Sept. 23, 2019: Could northern summer 2019 go down in history as “the summer without sunspots”? From June 21st until Sept 22nd, the sun was blank more than 89% of the time. During the entire season only 6 tiny sunspots briefly appeared, often fading so quickly that readers would complain to Spaceweather.com, “you’ve labeled a sunspot that doesn’t exist!” (No, it just disappeared.) Not a single significant solar flare was detected during this period of extreme quiet.
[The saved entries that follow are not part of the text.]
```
extern "C" hipError_t PT_CAT(pt_launch_persistent_, PT_NAME)(hipStream_t stream, const TbDeviceScene* ds, const TbPerFrameConstants* pf,
    const TbDeviceTargets* tg,
                                                            uint32_t W, uint32_t H, uint32_t firstFrame, uint32_t numFrames, const TbTileMap* tiles,
                                                            int sceneInLds, int countRays, int pipeline)
{
    uint32_t blocks = tb_persistent_grid(W, H, *tiles);
    if (blocks == 0) return hipSuccess;
    size_t lds = (size_t)ds->stackDepth * BLOCK * 4 + (sceneInLds ? ds->ldsBlobBytes : 0);
#ifdef PT_LDS_STASH
    if (!sceneInLds && tg->samples && !ds->numInstances) lds += (size_t)PT_LDS_STASH * BLOCK * 4;
#endif
// ... 15 lines not shown
            uint32_t lgG = 0; while ((2u << lgG) <= tg->frameGroup) lgG++; \
            const uint64_t items = (uint64_t)blocks * tb_fg_groups(numFrames, lgG, guidedLaunch ? 1u : 0u, 0xffffffffu, nullptr, nullptr), \
                resident = (uint64_t)(perCU > 0 ? perCU : 1) * numCUs; \
            grid.x = (uint32_t)(items < 2 * resident ? items : 2 * resident);  \
            if (grid.x == 0) grid.x = 1;  \
            if (!tg->slotLog || !tg->slotLogCap || grid.x > 16u * (uint32_t)numCUs) return hipErrorInvalidValue; \
            e = hipMemsetAsync(tg->slotLog, 0, (size_t)grid.x * tg->slotLogCap * 8, stream); if (e != hipSuccess) return e; \
            e = hipMemsetAsync(tg->workCounter, 0, 512, stream); if (e != hipSuccess) return e; } \
        hipLaunchKernelGGL((__VA_ARGS__), grid, block, lds, stream, *ds, *pf, *tg, W, H, firstFrame, numFrames, *tiles); } while (0)
#ifndef PT_ONLY_PERSISTENT
#define PT_PICK(L, C) do { if (pipeline == 1) PT_LAUNCH(pt_stream<PT_FEATURES, L, C>); else PT_LAUNCH(pt_persistent<PT_FEATURES, L, C, false>); } while (0)
#else
#define PT_PICK(L, C) do { if (pipeline != 0) return hipErrorInvalidValue; PT_LAUNCH(pt_persistent<PT_FEATURES, L, C, false>); } while (0)
#endif
    if (tg->samples && (countRays || pipeline != 0)) return hipErrorInvalidValue;
#if PT_COUNT
    if (countRays) { if (sceneInLds) PT_PICK(true, true); else PT_PICK(false, true); return hipGetLastError(); }
#else
    if (countRays) return hipErrorInvalidValue;
#endif
#ifdef PT_ONLY_PERSISTENT
    if (ds->numInstances) {
        if (!tg->samples || sceneInLds || ds->nodesC) return hipErrorInvalidValue;
        if (ds->stackOverflow) {
            if (ds->stackOverflowLanes < 2u * 8u * (uint32_t)numCUs * BLOCK) return hipErrorInvalidValue;
            PT_LAUNCH(pt_persistent<PT_FEATURES, false, false, true, true, false, true>);
        } else PT_LAUNCH(pt_persistent<PT_FEATURES, false, false, true, false, false, true>);
        return hipGetLastError();
    }
#elif !(PT_FEATURES & PT_FEAT_EXT)
// ... 61 lines not shown
        if (ds->stackOverflowLanes < 2u * 8u * (uint32_t)numCUs * BLOCK) return hipErrorInvalidValue;
        if (sceneInLds) PT_LAUNCH(pt_persistent<PT_FEATURES, true, false, true, true>); else PT_LAUNCH(pt_persistent<PT_FEATURES, false, false, true, true>);
        return hipGetLastError();
    }
#endif
    if (ds->stackOverflow) return hipErrorInvalidValue;
#ifdef TB_EXP_PROFILE_GROUPS
    if (tg->samples) { if (sceneInLds) PT_LAUNCH(pt_persistent<PT_FEATURES, true, true, true>);
        else PT_LAUNCH(pt_persistent<PT_FEATURES, false, true, true>); }
#else
    if (tg->samples) { if (guidedLaunch) PT_LAUNCH(pt_persistent<PT_FEATURES, true, false, true, false, false, false, false, false, true>);
        else if (sceneInLds) PT_LAUNCH(pt_persistent<PT_FEATURES, true, false, true>);
        else PT_LAUNCH(pt_persistent<PT_FEATURES, false, false, true>); }
#endif
    else if (sceneInLds) PT_PICK(true, false); else PT_PICK(false, false);
#undef PT_PICK
#undef PT_LAUNCH
    return hipGetLastError();
}

#if !(PT_FEATURES & PT_FEAT_EXT) && !defined(PT_ONLY_PERSISTENT)
#include "wf_types.h"
#define PT_HAS_POOLED (!(PT_FEATURES & (PT_FEAT_SSS | PT_FEAT_MIX)))
namespace {
#include "wf_kernels.inc"
#if PT_HAS_POOLED
#include "pt_pooled.inc"
#endif
}
extern "C" hipError_t PT_CAT(wf_launch_, PT_NAME)(hipStream_t stream, int stage, const TbDeviceScene* ds, const TbPerFrameConstants* pf, const WfParams* wp,
// ... 65 lines not shown
```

The sun on Sept. 22, 2019–as blank as a billiard ball. Credit: NASA/SDO

This is a sign that Solar Minimum is underway and probably near its deepest point. For 2019 overall (January through September), the sun has been blank 72% of the time, comparable to annual averages during the century-class Solar Minimum of 2008 (73%) and 2009 (71%). The current Solar Minimum appears to be century-class as well, meaning you have to go back to the beginning of the 20th century to find lulls in solar activity this deep.

Contrary to the sound of it, “Solar Minimum” is not boring. During this phase of the solar cycle, the sun’s magnetic field weakens, allowing cosmic rays to enter the solar system. This doses astronauts and possibly air travelers with extra radiation. The sun also dims, especially at extreme ultraviolet wavelengths, causing the upper atmosphere to cool and collapse. Space junk accumulates in Earth orbit as a result. Finally, streams of solar wind punch through the sun’s weakening magnetic field, lashing Earth with gaseous material that can cause geomagnetic storms. (One such stream is due later this week on Sept. 27-28.)

Interestingly, the summer of 2019 also brought us a sign that Solar Minimum is coming to an end. One of the numbered sunspots that briefly appeared on July 7th had a reversed magnetic polarity:


Above: A magnetic map of the sun’s surface (AR2744 inset) on July 7, 2019, from NASA’s Solar Dynamics Observatory

According to Hale’s Law, sunspots switch polarities from one solar cycle to the next. This small summertime sunspot was +/- instead of the usual -/+, marking it as a member of the next solar cycle, Solar Cycle 25. Solar Minimum won’t last forever!

Solar cycles always mix together at their boundaries. We can expect to see more new-cycle sunspots in the months ahead as Solar Cycle 24 dies out and Solar Cycle 25 slowly comes to life. If forecasters are correct, the next Solar Maximum will be in full swing by 2023.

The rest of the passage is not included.